I'd choose HSBC for a multinational bank that has extensive operations here in the UAE as well as back home. I have an account with Emirates NBD here in Dubai as well as HSBC.

housing i'm not so sure of, i'm still new here - i live in motor city, a bit out of the way, but you get a lot of space in an apartment.

don't worry about an international license, your USA license will be fine.. make sure you bring your passport, drivers license, and entry visa stamp to the rental place (I recommend Diamond leasing, they're the cheapest from what I can tell)


good luck!


----------



## Midos (Jun 25, 2010)

JonStewart87 said:


> I'd choose HSBC for a multinational bank that has extensive operations here in the UAE as well as back home. I have an account with Emirates NBD here in Dubai as well as HSBC.


I would stay away of HSBC, they have one of the worst service. Bad public relations, bad services and relatively small ATM service in UAE and they charge insane amount compared to ther banks if you withdraw from ATM outside UAE. I'd go for one of the local banks since they have a wider ATM coverage, you will find a branch on each corner and take around 2-10 Dhs when you use an ATM outside UAE (compared to 30 for HSBC :S).

For car loan avoid Emirates NBD as well or any loan where interest is variable since the banks have changed the interest rate in the crisis.
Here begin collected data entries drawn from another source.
int ink_sine_embed4(const float* ref, const float* dim_t, int32_t N, void* out_f16, void* stream);

int ink_box_refine(const float* delta, int64_t ldd, const float* ref, int32_t N, int32_t ref_is_logit,
                   float* out, void* stream);

int ink_mask_cleanup_workspace_ints(int32_t n, int32_t H, int32_t W, int32_t k, int64_t* out_ints);
int ink_mask_cleanup(const void* masks_u8, int32_t n, int32_t H, int32_t W, int32_t k, int32_t area_threshold,
                     double aspect_threshold, void* tmp_a_u8, void* tmp_b_u8, int32_t* workspace, void* out_u8,
                     void* stream);

int ink_mask_sketch_iou_counts(const void* masks_u8, const void* sketch_rgb_u8, int32_t n, int32_t H, int32_t W,
                               void* bits_ws_u64, int32_t* counts, void* stream);

int ink_sam_amg_stats(const float* low, int32_t n, const int32_t* index, int32_t m, const int32_t* m_dev, int32_t S,
                      int32_t L, int32_t in_h, int32_t in_w, int32_t crop_h, int32_t crop_w, double thr, double offset,
                      int32_t x0, int32_t y0, int32_t orig_h, int32_t orig_w, int32_t* table, void* planes_u64,
                      float* out_logits, void* stream);

int ink_mask_rle_counts(const void* planes_u64, const int32_t* select, int32_t k, int32_t H, int32_t W,
                        int32_t* n_counts, void* stream);
int ink_mask_rle_write(const void* planes_u64, const int32_t* select, int32_t k, int32_t H, int32_t W,
                       const int32_t* offsets, int32_t* counts, void* stream);

int ink_mask_small_regions_workspace_ints(int32_t k, int32_t H, int32_t W, int64_t* out_ints);
int ink_mask_small_regions(const void* planes_u64, int32_t k, int32_t H, int32_t W, int32_t min_area, int32_t holes,
                           void* tmp_planes_u64, int32_t* workspace, void* out_planes_u64, int32_t* changed, void* stream);

int ink_box_nms(const float* boxes, const float* scores, int32_t n, float iou_threshold, void* workspace_u64,
                int32_t* keep, int32_t* n_keep, void* stream);

int ink_refine_sketch_planes(const void* rgb_u8, int32_t H, int32_t W, void* planes4_u64, int32_t* max_ws, void* stream);

int ink_bitplane_pack(const void* img_u8, int32_t n, int32_t H, int32_t W, int32_t thresh, void* planes_u64, void* stream);

int ink_refine_depth_samples(const void* mask_planes, int32_t n, const float* depth, const int32_t* pts_yx, int32_t P,
                             int32_t H, int32_t W, float* vals, void* inside_u8, void* stream);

Go for a fixed interest amount in islamic banks like ADIB or Dubai Islamic bank. The interest amount may be a little more but you agree on it then split it over the 2-4 years loan period. So if a new crisis happens, you won't be affected if banks increase the interest rate.


----------



## canesfan4life (Jun 10, 2009)

Thanks Jon & Midos.. I'm happy you two replied I thought I might not get any feedback. Midos is ADIB: Abu Dhabi Islamic Bank? Thank you both again for the info.


----------



## Elphaba (Jan 24, 2008)

You DO require an IDP to rent a car. It does not matter whether the rental company asks for it, it is a legal requirement.

HSBC only charge for withdrawals from other ATMS machines if you have a basic account. Most Western expats earn enough to qualify for a status account which has fewer charges. I am never charged for any ATM withdrawals.
-


----------



## stewart (Jun 21, 2009)

Midos said:


> I would stay away of HSBC,
> 
> 
> I am with HSBC and never have troubles finding their ATM's, there are plenty around.


----------



## canesfan4life (Jun 10, 2009)

Thank you all very much for the information. I will run over to AAA and get my IDP, and having taken a look at HSBC & ADIB they both look like viable options. Once I arrive I will pop into both and have a chat and I might just open an account at both. 

Any recommendations on a particular branch of HSBC or ADIB that I should make an appointment with. The reason I asked is that branches might differ in the level of customer service.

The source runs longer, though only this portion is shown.